To do: Take the data from its first line. Print each line exactly until the line containing "const bool own_pending" has been printed too.
=-=-=
#define PSTAMP(i_) do { if (TR && fa.xstamp && fa.n_ext == 0 && tid == 64) fa.xstamp[24 + (i_)] = __builtin_amdgcn_s_memrealtime(); } while (0)
  PSTAMP(0);
  d4 stage[3];
  const bool own_pending = FOLLOW && fa.n_ext > 0 && fa.n_wl > 0 && fa.own_at >= fa.n_ext;
  const bool stage_early = !(FOLLOW && fa.n_ext > 0) && wave != 0;
  if (stage_early) {
#pragma unroll
    for (int it = 0; it < 3; ++it) {
      const int u = min(wave - 1 + it * RR_NW, 2 * T - 2);
      stage[it] = load_tile<PUB>(A, lda, n, u < T ? u : u - T + 1, u < T ? 0 : 1, r15, g);
    }
  }
  const unsigned char *const tab = d.tab > 0 ? sky - __builtin_offsetof(chol_potrf_desc, sky) + d.tab : nullptr;
  if (tab) {
    static_assert((RR_MAXT * RR_NW) % 1 == 0 && RR_THREADS >= RR_MAXT * RR_NW + RR_SLOTS * RR_NW / 2 + RR_SLOTS * RR_NW / 4, "one pass copies the tables");
    if (tid < RR_MAXT * RR_NW) sMask[tid] = ((const int *)(tab + CHOL_RR_TAB_MASK))[tid];
    else if (tid < RR_MAXT * RR_NW + RR_SLOTS * RR_NW / 2) ((int *)sIJ)[tid - RR_MAXT * RR_NW] = ((const int *)(tab + CHOL_RR_TAB_IJ))[tid - RR_MAXT * RR_NW];
    else if (tid < RR_MAXT * RR_NW + RR_SLOTS * RR_NW / 2 + RR_SLOTS * RR_NW / 4) ((int *)sKm)[tid - RR_MAXT * RR_NW - RR_SLOTS * RR_NW / 2] = ((const int *)(tab + CHOL_RR_TAB_KM))[tid - RR_MAXT * RR_NW - RR_SLOTS * RR_NW / 2];
  } else {
    for (int t = tid; t < RR_SLOTS * RR_NW; t += RR_THREADS) { sIJ[t] = (unsigned short)0xffff; sKm[t] = 0; }
    for (int t = tid; t < RR_MAXT * RR_NW; t += RR_THREADS) sMask[t] = 0;
  }
  if (tid < 24) sSky[tid] = sky[tid];
  if (tid < 10) sFlag[tid] = 0;
  if (tid < TS * TS) sConv[TS + (tid >> 4)][tid & 15] = (tid >> 4) == (tid & 15) ? 1.0 : 0.0;
  __syncthreads();
  PSTAMP(1);
  const int ntl2 = (T - 2) * (T - 1) / 2;
  if (!tab) {
  for (int t = tid + 2 * T - 1; t < ntl; t += RR_THREADS) {
    int ti, tj, ow, os;
    tile_of_index(t, T, ti, tj);
    rr_owner(ntl - 1 - t, ntl2, ow, os);
    sIJ[os * RR_NW + ow] = (unsigned short)(ti | (tj << 8));
    const int kmin = max(sky[min(ti, 23)], sky[min(tj, 23)]);
    sKm[os * RR_NW + ow] = kmin | (tj < sky[min(ti, 23)] ? CHOL_RR_KM_ZERO : 0);
    const int last = ti == tj ? tj - 2 : tj - 1;
    for (int k = min(kmin, last); k <= last; ++k) atomicOr(&sMask[k * RR_NW + ow], 1 << os);
  }
  for (int t = tid; t < T * T; t += RR_THREADS) {
    const int k = t / T, i = t % T;
    if (i >= k + 2 && sky[min(i, 23)] <= k) {
      const int hv = i % RR_NHEAVY;
      atomicOr(&sMask[k * RR_NW + hv + hv / 3], 1 << (i < k + 2 + RR_NHEAVY ? RR_M_SOLVE0 : RR_M_SOLVE1));
    }
  }
  __syncthreads();
  }
  PSTAMP(2);

  if (wave == 0) {
    __builtin_amdgcn_s_setprio(3);
    if (FOLLOW && fa.n_ext > 0) {
      d4 tdummy[RR_RSLOTS], sdummy[3];
      int idummy[RR_SLOTS];
      follow_external<false, PUB, TR>(base, fa, T, n, smem + RR_OFF_SOL, tdummy, sdummy, idummy, 0, lane, tid, info, A, lda, r15, g, &sFlag[5]);
      lds_barrier();
      if (TR && fa.stamp && lane == 0) *fa.stamp = __builtin_amdgcn_s_memrealtime();
    }
    __builtin_amdgcn_s_setprio(3);
    lds_wait_ge(f00, 1);
    d4 dk;
#pragma unroll
    for (int q = 0; q < 4; ++q) dk[q] = sDg[0][q * 64 + lp0];
    STAMP_DECL;
    POLL_DECL;
    for (int k = 0; k < T; ++k) {
      STAMPK(0);
      double a[TS], unused;
#pragma unroll
      for (int q = 0; q < 4; ++q) sConv[r15][g + 4 * q] = dk[q];
#pragma unroll
      for (int c = 0; c < TS; ++c) a[c] = sConv[lane & 31][c];
      const int cupd_early = __hip_atomic_load(cUpd, __ATOMIC_RELAXED, __HIP_MEMORY_SCOPE_WORKGROUP);
      STAMPK(1);
      if (TR && fa.xstamp && lane == 0 && k < 24) fa.xstamp[72 + k] = __builtin_amdgcn_s_memrealtime();
      const bool more = k + 1 < T;
      const int kn = more ? k + 1 : k;
      long long fl = 0;
      d4 raw, dn;
      const int bad = chol16_rows(a, unused, r15, [&]() {
        fl = __hip_atomic_load((long long *)fA, __ATOMIC_RELAXED, __HIP_MEMORY_SCOPE_WORKGROUP);
        asm volatile("" ::: "memory");
#pragma unroll
        for (int q = 0; q < 4; ++q) { raw[q] = sRaw[kn][q * 64 + lp0]; dn[q] = sDg[kn & 1][q * 64 + lp0]; }
      });
      STAMPK(2);
      if (bad && k * TS + bad <= n && lane == 0) {
        if (atomicCAS(&info[0], 0, d.col0 + k * TS + bad) == 0) info[1] = d.sep;
// ... 29 lines not shown
    STAMP_FLUSH;
    POLL_FLUSH;
    __builtin_amdgcn_s_setprio(0);
  } else {
    d4 tile[RR_RSLOTS];
    const int w = wave - 1;
    const int hw = rr_heavy_index(w);
    int ijp[RR_SLOTS];
#pragma unroll
    for (int s = 0; s < RR_SLOTS; ++s) ijp[s] = __builtin_amdgcn_readfirstlane((int)sIJ[s * RR_NW + w]);
    int kmn[RR_SLOTS];
#pragma unroll
    for (int s = 0; s < RR_SLOTS; ++s) kmn[s] = __builtin_amdgcn_readfirstlane((int)sKm[s * RR_NW + w]);
    unsigned zmask = 0;
#pragma unroll
    for (int s = 0; s < RR_SLOTS; ++s) { zmask |= (kmn[s] & CHOL_RR_KM_ZERO) ? 1u << s : 0u; kmn[s] &= CHOL_RR_KM_ZERO - 1; }
    PSTAMP(5);

    if (FOLLOW && fa.n_ext > 0) {
      const bool early = fa.n_wl == 0;
      const d4 zero4 = { 0.0, 0.0, 0.0, 0.0 };
#pragma unroll
      for (int it = 0; it < 3; ++it) {
        const int u = min(w + it * RR_NW, 2 * T - 2);
        stage[it] = zero4;
        if (early) stage[it] = load_tile<PUB>(A, lda, n, u < T ? u : u - T + 1, u < T ? 0 : 1, r15, g);
      }
#pragma unroll
      for (int s = 0; s < FOLLOW_SLOTS; ++s) {
        d4 v = zero4;
        if (early && ijp[s] != 0xffff) v = load_tile<PUB>(A, lda, n, ijp[s] & 0xff, ijp[s] >> 8, r15, g);
        tile[s] = v;
      }
      follow_external<true, PUB, TR>(base, fa, T, n, smem + RR_OFF_SOL, tile, stage, ijp, w, lane, tid, info, A, lda, r15, g, &sFlag[5]);
      lds_barrier();
      if (own_pending) {
#pragma unroll
        for (int it = 0; it < 3; ++it) stage[it] += tile[FOLLOW_SLOTS + it];
      }
    } else {
    PSTAMP(6);
#pragma unroll
    for (int s = 0; s < RR_RSLOTS; ++s) {
      d4 v = { 0.0, 0.0, 0.0, 0.0 };
      if (ijp[s] != 0xffff && !(zmask & (1u << s))) v = load_tile<PUB>(A, lda, n, ijp[s] & 0xff, ijp[s] >> 8, r15, g);
      tile[s] = v;
    }
    }
    PSTAMP(3);
#pragma unroll
    for (int it = 0; it < 3; ++it) {
      const int u = w + it * RR_NW;
      if (u < 2 * T - 1) {
        const int tj = u < T ? 0 : 1, ti = u < T ? u : u - T + 1;
        double *park = ti == tj ? &sDg[ti][0] : tj == 0 ? &sRaw[ti][0] : &sSol[1][ti][0];
#pragma unroll
        for (int q = 0; q < 4; ++q) park[q * 64 + lp0] = stage[it][q];
        if (u == 0) lds_set(f00, 1, lane);
        if (ti == 1) lds_set(tj == 0 ? fA : fD, 1, lane);
        if (tj == 0 && ti > 0) lds_inc(cRaw, lane);
      }
    }
    if (FOLLOW && fa.n_ext > 0) {
      static_assert(FOLLOW_SLOTS + 3 + FOLLOW_SLOTS <= RR_RSLOTS, "a follower's own tiles in flight fit the register tiles it does not use");
      if (own_pending) {
        __builtin_amdgcn_sched_barrier(0);
#pragma unroll
        for (int s = 0; s < FOLLOW_SLOTS; ++s) tile[s] += tile[FOLLOW_SLOTS + 3 + s];
      }
// ... 454 lines not shown
  const int wave = __builtin_amdgcn_readfirstlane(threadIdx.x >> 6);
  const int lane = threadIdx.x & 63;
  const int grp = wave >> 2;
  const int n_tg = (n_trsm + 2) / 3;
  if ((int)blockIdx.x < n_potrf) {
    potrf_rr_body<true>(base, ws, pdescs[blockIdx.x], info, progress + blockIdx.x, progress_base, smem, pdescs[blockIdx.x].sky);
  } else if ((int)blockIdx.x < n_potrf + n_tg) {
    double (*sX)[3][TS * TS] = (double (*)[3][TS * TS])smem;
    const int id = ((int)blockIdx.x - n_potrf) * 3 + grp;
    chol_trsm_desc d = tdescs[min(id, n_trsm - 1)];
    if (id >= n_trsm) d.m = 0;
    trsm_rr_body<true, FUSED_SLOTS>(base, ws, d, sX[grp], wave & 3, lane, progress + d.flag, progress_base, info);
    if (n_task > 0) {
      asm volatile("s_waitcnt vmcnt(0)" ::: "memory");
      lds_barrier();
      if (threadIdx.x == 0) __hip_atomic_fetch_add(done, 1, __ATOMIC_RELAXED, __HIP_MEMORY_SCOPE_AGENT);
    }
  } else {
    double (*sAcc)[3][3][4][64] = (double (*)[3][3][4][64])smem;
    const int u = (int)blockIdx.x - n_potrf - n_tg;
    int round = 0;
    for (int t0 = u * 3; t0 < n_task; t0 += n_upd_wg * 3, ++round) {
      const int tid = t0 + grp;
      const bool live = tid < n_task;
      update_task_body<true>(base, tasks[live ? tid : t0], srcs, sAcc[round & 1][grp], wave & 3, lane, live, round == 0 ? done : nullptr, done_target, info);
    }
  }
}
=-=-=
Solution for this exercise:
#define PSTAMP(i_) do { if (TR && fa.xstamp && fa.n_ext == 0 && tid == 64) fa.xstamp[24 + (i_)] = __builtin_amdgcn_s_memrealtime(); } while (0)
  PSTAMP(0);
  d4 stage[3];
  const bool own_pending = FOLLOW && fa.n_ext > 0 && fa.n_wl > 0 && fa.own_at >= fa.n_ext;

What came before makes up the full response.